• 詩・童話・その他
  • 恋愛

演じることを想像する。

『演劇青年シンジケートの野望』に崩紫サロメ様より
熱い熱いレビューとコメントを頂いて、舞い上がっています。

お名前を拝見したところ、「サロメ」様とはっ。
どう考えても、戯曲おすきですよねっ! うふ。
ありがとうございます。3回も読んで頂いたなんて、嬉し過ぎます。

折角なので、ちょこっとすきな演劇のことと、裏話を。

私は大学で演劇論を採っていた関係で、シェークスピアにはじまり、ギリシャ悲劇など戯曲を読みました。ああ、サロメも。
舞台を見てレポート書く課題があって、しまいには「欲望という名の列車」やら「ゴドーを待ちながら」とか、何だかさっぱりわからん!と思っていました。

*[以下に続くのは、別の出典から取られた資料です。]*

template <int KK, int SS, int PP>
__global__ void __launch_bounds__(256) pool_bwd_kernel(const I2VPoolParams p, const int band_rows) {
    const int pk = KK ? KK : p.k, pstride = KK ? SS : p.stride, ppad = KK ? PP : p.pad;
    __shared__ float gs[POOL_LDS_FLOATS / 2];
    __shared__ uint8_t is[POOL_LDS_FLOATS / 2];
    const int plane = blockIdx.x, n = plane / p.C, c = plane - n * p.C;
    const int h0 = blockIdx.y * band_rows, h1 = min(h0 + band_rows, p.Hs);
    int ho_lo = h0 + ppad - pk + 1; ho_lo = ho_lo <= 0 ? 0 : (ho_lo + pstride - 1) / pstride;
    const int ho_hi = min((h1 - 1 + ppad) / pstride, p.Ho - 1);
    const float* gy = p.y + (int64_t)n * p.y_nstride + (int64_t)c * p.Ho * p.Wo;
    const float* yv = p.yact ? p.yact + (int64_t)n * p.yact_nstride + (int64_t)c * p.Ho * p.Wo : nullptr;
    const uint8_t* ix = p.idx + (int64_t)plane * p.Ho * p.Wo;
    const int cnt = (ho_hi - ho_lo + 1) * p.Wo;
    for (int e = threadIdx.x; e < cnt; e += 256) {
        float g = gy[ho_lo * p.Wo + e];
        if (yv && !(yv[ho_lo * p.Wo + e] > 0.f)) g = 0.f;
        gs[e] = g; is[e] = ix[ho_lo * p.Wo + e];
    }
    __syncthreads();
    const float* x = p.x + (int64_t)n * p.x_nstride + (int64_t)c * p.Hs * p.Ws;
    float* gx = p.gx + (int64_t)n * p.gx_nstride + (int64_t)c * p.Hs * p.Ws;
    const int nin = (h1 - h0) * p.Ws;
    const bool gate_x = p.mask_relu && !yv;
    const bool vec = ((p.Ws & 3) == 0) && ((((uintptr_t)(x + h0 * p.Ws) | (uintptr_t)(gx + h0 * p.Ws)) & 15) == 0);
    for (int e4 = threadIdx.x * (vec ? 4 : 1); e4 < nin; e4 += 256 * (vec ? 4 : 1)) {
        float xv[4] = {1.f, 1.f, 1.f, 1.f}, gv[4];
        if (gate_x) {
            if (vec) { const float4 t4 = *reinterpret_cast<const float4*>(x + h0 * p.Ws + e4); xv[0] = t4.x; xv[1] = t4.y; xv[2] = t4.z; xv[3] = t4.w; }
            else xv[0] = x[h0 * p.Ws + e4];
        }
        const int h = h0 + e4 / p.Ws, wb = e4 % p.Ws;
        int a_lo = h + ppad - pk + 1; a_lo = a_lo <= 0 ? 0 : (a_lo + pstride - 1) / pstride;
        const int a_hi = min((h + ppad) / pstride, p.Ho - 1);
#pragma unroll
        for (int u = 0; u < 4; ++u) {
            if (!vec && u > 0) break;
            const int w = wb + u;
            float g = 0.f;
            if (!gate_x || xv[u] > 0.f) {
                int b_lo = w + ppad - pk + 1; b_lo = b_lo <= 0 ? 0 : (b_lo + pstride - 1) / pstride;
                const int b_hi = min((w + ppad) / pstride, p.Wo - 1);
                for (int ho = a_lo; ho <= a_hi; ++ho)
                    for (int wo = b_lo; wo <= b_hi; ++wo) {
                        const int me = (h - (ho * pstride - ppad)) * pk + (w - (wo * pstride - ppad));
                        const int li = (ho - ho_lo) * p.Wo + wo;
                        if (is[li] == me) g += gs[li];
                    }
            }
            gv[u] = g;
        }
        if (vec) *reinterpret_cast<float4*>(gx + h0 * p.Ws + e4) = make_float4(gv[0], gv[1], gv[2], gv[3]);
        else gx[h0 * p.Ws + e4] = gv[0];
    }
}

__global__ void __launch_bounds__(256) pool_bwd_321_kernel(const I2VPoolParams p, const int band_pairs, const unsigned w4_m, const unsigned w4_s) {
    __shared__ float gs[POOL_LDS_FLOATS / 2];
    __shared__ uint8_t is[POOL_LDS_FLOATS / 2];
    const int plane = blockIdx.x, n = plane / p.C, c = plane - n * p.C;
    const int a0 = blockIdx.y * band_pairs, a1 = min(a0 + band_pairs, p.Hs >> 1);
    const int ho_lo = a0, ho_hi = min(a1, p.Ho - 1);
    const float* gy = p.y + (int64_t)n * p.y_nstride + (int64_t)c * p.Ho * p.Wo;
    const float* yv = p.yact ? p.yact + (int64_t)n * p.yact_nstride + (int64_t)c * p.Ho * p.Wo : nullptr;
    const uint8_t* ix = p.idx + (int64_t)plane * p.Ho * p.Wo;
    const int cnt = (ho_hi - ho_lo + 1) * p.Wo;
    for (int e = threadIdx.x; e < cnt; e += 256) {
        float g = gy[ho_lo * p.Wo + e];
        if (yv && !(yv[ho_lo * p.Wo + e] > 0.f)) g = 0.f;
        gs[e] = g; is[e] = ix[ho_lo * p.Wo + e];
    }
    __syncthreads();
    float* gx = p.gx + (int64_t)n * p.gx_nstride + (int64_t)c * p.Hs * p.Ws;
    const int W4 = p.Ws >> 2, items = (a1 - a0) * W4;
    for (int e = threadIdx.x; e < items; e += 256) {
        const int al = (int)fastdiv((unsigned)e, w4_m, w4_s), b = e - al * W4, a = a0 + al;
        float g[2][3]; int ix6[2][3];
#pragma unroll
        for (int r = 0; r < 2; ++r)
#pragma unroll
            for (int q = 0; q < 3; ++q) {
                const bool in = (a + r) <= ho_hi && (2 * b + q) < p.Wo;
                const int li = (al + r) * p.Wo + 2 * b + q;
                g[r][q] = in ? gs[li] : 0.f;
                ix6[r][q] = in ? (int)is[li] : 255;
            }
        float o[2][4];
#pragma unroll
        for (int rp = 0; rp < 2; ++rp)
#pragma unroll
            for (int u = 0; u < 4; ++u) {
                float acc = 0.f;
#pragma unroll
                for (int wr = 0; wr < (rp ? 2 : 1); ++wr) {
                    const int kr = rp ? (wr ? 0 : 2) : 1;
#pragma unroll
                    for (int wc = 0; wc < ((u & 1) ? 2 : 1); ++wc) {
                        const int q = (u >> 1) + ((u & 1) ? wc : 0) + ((u == 2) ? 0 : 0);
                        const int ks = (u & 1) ? (wc ? 0 : 2) : 1;
                        if (ix6[wr][q] == kr * 3 + ks) acc += g[wr][q];
                    }
                }
                o[rp][u] = acc;
            }
        float* row = gx + (int64_t)(2 * a) * p.Ws + 4 * b;
        *reinterpret_cast<float4*>(row) = make_float4(o[0][0], o[0][1], o[0][2], o[0][3]);
        *reinterpret_cast<float4*>(row + p.Ws) = make_float4(o[1][0], o[1][1], o[1][2], o[1][3]);
    }
}

__global__ void avgpool_fwd_kernel(const I2VPoolParams p) {
    const int64_t total = (int64_t)p.N * p.C * p.Ho * p.Wo;
    const float inv = 1.f / (float)(p.k * p.k);
    for (int64_t idx = blockIdx.x * (int64_t)blockDim.x + threadIdx.x; idx < total; idx += (int64_t)gridDim.x * blockDim.x) {
        const int wo = idx % p.Wo; int64_t r = idx / p.Wo;
        const int ho = r % p.Ho; r /= p.Ho;
        const int c = r % p.C; const int64_t n = r / p.C;
        const float* pl = p.x + n * p.x_nstride + (int64_t)c * p.Hs * p.Ws;
        float s = 0.f;
        for (int kr = 0; kr < p.k; ++kr)
            for (int ks = 0; ks < p.k; ++ks) s += pl[(ho * p.stride + kr) * p.Ws + wo * p.stride + ks];
        p.y[n * p.y_nstride + ((int64_t)c * p.Ho + ho) * p.Wo + wo] = s * inv;
    }
}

すきになったのは、もっと後です。友人が第三舞台の鴻上さんのファンだったり、知り合いがSET(スーパーエキセントリックシアター)の劇団員だったりで、エンターテーメント的な世界に引き込まれました。
言葉がわからなくても伝わるのもすきでした。コメディ・フランセーズや42nd Streetとか。

一番すきだった舞台は NODA MAPの「キル」です。堤真一さん主演でした。野田秀樹さんの才能に舌を巻きました。独特なセリフ回し、身体まるごとで表す俳優陣、舞台がどこまでも奥行きが広がってモンゴルの草原が見えてくる。圧巻でした。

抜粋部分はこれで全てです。